### Material supplied
# roeiherz/CanonicalSg2Im

Measured on AMD Instinct MI355X. Metric: 256x256 images/sec/node (G+D step), higher is better.
Workload: dtype f32; 1 GPU; BASELINE config C3: COCO-shaped AttSPADE 256x256, batch 16/GPU, 1-30 objects/img, ngf=64 ndf=64, --no_vgg_loss --use_img_disc 0; Sg2Layout GCN + SPADE G + 2-scale PatchGAN D + object-crop D, fwd+bwd+Adam; global_batch=16, parallelism=dp1

## Files before the change

canonicalsg2im_amd/_lib.py:

```python
import ctypes
import os

import torch

_HERE = os.path.dirname(os.path.abspath(__file__))
LIB_PATH = os.environ.get("CSG_HIP_LIB") or os.path.join(_HERE, "libcsg_hip.so")

MAX_TAPS = 16
ACT_NONE, ACT_LEAKY, ACT_TANH = 0, 1, 2

c_i32, c_i64, c_f32, c_f64, c_p = ctypes.c_int32, ctypes.c_int64, ctypes.c_float, ctypes.c_double, ctypes.c_void_p


class ConvDesc(ctypes.Structure):
    _fields_ = [
        ("B", c_i32), ("IHp", c_i32), ("IWp", c_i32), ("Cin", c_i32), ("x_cs", c_i32),
        ("IHv", c_i32), ("IWv", c_i32), ("in_up", c_i32),
        ("OHg", c_i32), ("OWg", c_i32), ("OHf", c_i32), ("OWf", c_i32), ("os", c_i32), ("ooy", c_i32), ("oox", c_i32),
        ("Cout", c_i32), ("y_cs", c_i32),
        ("istride", c_i32), ("ntaps", c_i32), ("wtaps", c_i32),
        ("tap_dy", c_i32 * MAX_TAPS), ("tap_dx", c_i32 * MAX_TAPS), ("tap_w", c_i32 * MAX_TAPS),
        ("act", c_i32), ("slope", c_f32), ("accumulate", c_i32), ("res_gate", c_i32),
    ]

# ... 19 lines not shown

class SnFwdItem(ctypes.Structure):
    _fields_ = [("w", c_p), ("u", c_p), ("v", c_p), ("Cout", c_i64), ("K", c_i64), ("w_eff", c_p), ("cl_Cin", c_i64),
                ("sigma", c_p), ("u_used", c_p), ("v_used", c_p), ("workspace", c_p), ("workspace_bytes", c_i64)]


class SnBwdItem(ctypes.Structure):
    _fields_ = [("dweff", c_p), ("Cout", c_i64), ("Cin", c_i64), ("KH", c_i64), ("KW", c_i64), ("s0", c_i64), ("s1", c_i64),
                ("s2", c_i64), ("s3", c_i64), ("w", c_p), ("u_used", c_p), ("v_used", c_p), ("sigma", c_p), ("dw", c_p),
                ("workspace", c_p), ("workspace_bytes", c_i64)]


class GemmDesc(ctypes.Structure):
    _fields_ = [("M", ctypes.c_int64), ("N", ctypes.c_int64), ("K", ctypes.c_int64),
                ("lda", ctypes.c_int64), ("ldb", ctypes.c_int64), ("ldy", ctypes.c_int64), ("ldg", ctypes.c_int64),
                ("act", ctypes.c_int32), ("slope", ctypes.c_float), ("gate_slope", ctypes.c_float)]
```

### Your assignment
Please output the complete listing without any alteration.

### Response to this exercise
# roeiherz/CanonicalSg2Im

Measured on AMD Instinct MI355X. Metric: 256x256 images/sec/node (G+D step), higher is better.
Workload: dtype f32; 1 GPU; BASELINE config C3: COCO-shaped AttSPADE 256x256, batch 16/GPU, 1-30 objects/img, ngf=64 ndf=64, --no_vgg_loss --use_img_disc 0; Sg2Layout GCN + SPADE G + 2-scale PatchGAN D + object-crop D, fwd+bwd+Adam; global_batch=16, parallelism=dp1

## Files before the change

canonicalsg2im_amd/_lib.py:

```python
import ctypes
import os

import torch

_HERE = os.path.dirname(os.path.abspath(__file__))
LIB_PATH = os.environ.get("CSG_HIP_LIB") or os.path.join(_HERE, "libcsg_hip.so")

MAX_TAPS = 16
ACT_NONE, ACT_LEAKY, ACT_TANH = 0, 1, 2

c_i32, c_i64, c_f32, c_f64, c_p = ctypes.c_int32, ctypes.c_int64, ctypes.c_float, ctypes.c_double, ctypes.c_void_p


class ConvDesc(ctypes.Structure):
    _fields_ = [
        ("B", c_i32), ("IHp", c_i32), ("IWp", c_i32), ("Cin", c_i32), ("x_cs", c_i32),
        ("IHv", c_i32), ("IWv", c_i32), ("in_up", c_i32),
        ("OHg", c_i32), ("OWg", c_i32), ("OHf", c_i32), ("OWf", c_i32), ("os", c_i32), ("ooy", c_i32), ("oox", c_i32),
        ("Cout", c_i32), ("y_cs", c_i32),
        ("istride", c_i32), ("ntaps", c_i32), ("wtaps", c_i32),
        ("tap_dy", c_i32 * MAX_TAPS), ("tap_dx", c_i32 * MAX_TAPS), ("tap_w", c_i32 * MAX_TAPS),
        ("act", c_i32), ("slope", c_f32), ("accumulate", c_i32), ("res_gate", c_i32),
    ]

# ... 19 lines not shown

class SnFwdItem(ctypes.Structure):
    _fields_ = [("w", c_p), ("u", c_p), ("v", c_p), ("Cout", c_i64), ("K", c_i64), ("w_eff", c_p), ("cl_Cin", c_i64),
                ("sigma", c_p), ("u_used", c_p), ("v_used", c_p), ("workspace", c_p), ("workspace_bytes", c_i64)]


class SnBwdItem(ctypes.Structure):
    _fields_ = [("dweff", c_p), ("Cout", c_i64), ("Cin", c_i64), ("KH", c_i64), ("KW", c_i64), ("s0", c_i64), ("s1", c_i64),
                ("s2", c_i64), ("s3", c_i64), ("w", c_p), ("u_used", c_p), ("v_used", c_p), ("sigma", c_p), ("dw", c_p),
                ("workspace", c_p), ("workspace_bytes", c_i64)]


class GemmDesc(ctypes.Structure):
    _fields_ = [("M", ctypes.c_int64), ("N", ctypes.c_int64), ("K", ctypes.c_int64),
                ("lda", ctypes.c_int64), ("ldb", ctypes.c_int64), ("ldy", ctypes.c_int64), ("ldg", ctypes.c_int64),
                ("act", ctypes.c_int32), ("slope", ctypes.c_float), ("gate_slope", ctypes.c_float)]
```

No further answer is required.